#### WORK TO BE COMPLETED:
Retype the records in full, exactly as they stand.

____

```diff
@@ -821,10 +852,11 @@
     const TailFill tail{cap_M > 0 ? ((flags & MTGS_BIN3_FILL_TO_CAP) ? 4 : ((flags & MTGS_BIN3_FILL_TO_M) ? 2 : 0)) : 0, totals, flatten_ids, isect_ids,
                         ((int64_t)(C - 1) << (32 + tile_bits_)) | ((int64_t)(tile_w * tile_h - 1) << 32) | (int64_t)0x7f800000,
                         (flags & MTGS_BIN3_STATUS) ? totals + 1 : nullptr, cap_vis, cap_M};
-    bin3_tiles_count_kernel<<<t_grid, T_THREADS, (size_t)n_bins * 4, st>>>(w.row_start + n_rows, cap_M, w.items, tile_w, n_bins,
-                                                                            cap_M, w.bins, w.done_tiles, offsets, order, w.n_long);
-    bin3_tiles_place_kernel<<<t_grid, T_THREADS, (size_t)n_bins * 4, st>>>(w.row_start + n_rows, cap_M, w.items, tile_w, n_bins,
-                                                                            offsets, w.cursor, (const uint64_t *)vis_keys, (uint32_t)(cap_M > 0 ? cap_M : 1), w.keys64, tail);
+    bin3_tiles_count_kernel<<<t_grid, T_THREADS, (size_t)n_bins * 4, st>>>(w.row_start + n_rows, cap_M, w.items, tile_w, w.bins);
+    const unsigned p_grid = (unsigned)min((int64_t)511, ceil_div64(cap_M > 0 ? cap_M : 1, T_TILE));
+    bin3_tiles_place_kernel<<<p_grid + 1, T_THREADS, (size_t)n_bins * 4, st>>>(w.row_start + n_rows, cap_M, w.items, tile_w, n_bins, w.bins, w.cursor,
+                                                                                offsets, order, w.n_long, (const uint64_t *)vis_keys,
+                                                                                (uint32_t)(cap_M > 0 ? cap_M : 1), w.keys64, tail);
     const SortEpilogue epi{rank_ids, flatten_ids, isect_ids, vis_ids, (uint32_t)(tile_w * tile_h),
                            bit_length_u32((uint32_t)(tile_w * tile_h)), C == 1, (uint32_t)(cap_vis > 0 ? cap_vis - 1 : 0)};
     static const bool big_lds = [] {
```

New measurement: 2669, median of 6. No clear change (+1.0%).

____

#### TASK OUTPUT:
```diff
@@ -821,10 +852,11 @@
     const TailFill tail{cap_M > 0 ? ((flags & MTGS_BIN3_FILL_TO_CAP) ? 4 : ((flags & MTGS_BIN3_FILL_TO_M) ? 2 : 0)) : 0, totals, flatten_ids, isect_ids,
                         ((int64_t)(C - 1) << (32 + tile_bits_)) | ((int64_t)(tile_w * tile_h - 1) << 32) | (int64_t)0x7f800000,
                         (flags & MTGS_BIN3_STATUS) ? totals + 1 : nullptr, cap_vis, cap_M};
-    bin3_tiles_count_kernel<<<t_grid, T_THREADS, (size_t)n_bins * 4, st>>>(w.row_start + n_rows, cap_M, w.items, tile_w, n_bins,
-                                                                            cap_M, w.bins, w.done_tiles, offsets, order, w.n_long);
-    bin3_tiles_place_kernel<<<t_grid, T_THREADS, (size_t)n_bins * 4, st>>>(w.row_start + n_rows, cap_M, w.items, tile_w, n_bins,
-                                                                            offsets, w.cursor, (const uint64_t *)vis_keys, (uint32_t)(cap_M > 0 ? cap_M : 1), w.keys64, tail);
+    bin3_tiles_count_kernel<<<t_grid, T_THREADS, (size_t)n_bins * 4, st>>>(w.row_start + n_rows, cap_M, w.items, tile_w, w.bins);
+    const unsigned p_grid = (unsigned)min((int64_t)511, ceil_div64(cap_M > 0 ? cap_M : 1, T_TILE));
+    bin3_tiles_place_kernel<<<p_grid + 1, T_THREADS, (size_t)n_bins * 4, st>>>(w.row_start + n_rows, cap_M, w.items, tile_w, n_bins, w.bins, w.cursor,
+                                                                                offsets, order, w.n_long, (const uint64_t *)vis_keys,
+                                                                                (uint32_t)(cap_M > 0 ? cap_M : 1), w.keys64, tail);
     const SortEpilogue epi{rank_ids, flatten_ids, isect_ids, vis_ids, (uint32_t)(tile_w * tile_h),
                            bit_length_u32((uint32_t)(tile_w * tile_h)), C == 1, (uint32_t)(cap_vis > 0 ? cap_vis - 1 : 0)};
     static const bool big_lds = [] {
```

New measurement: 2669, median of 6. No clear change (+1.0%).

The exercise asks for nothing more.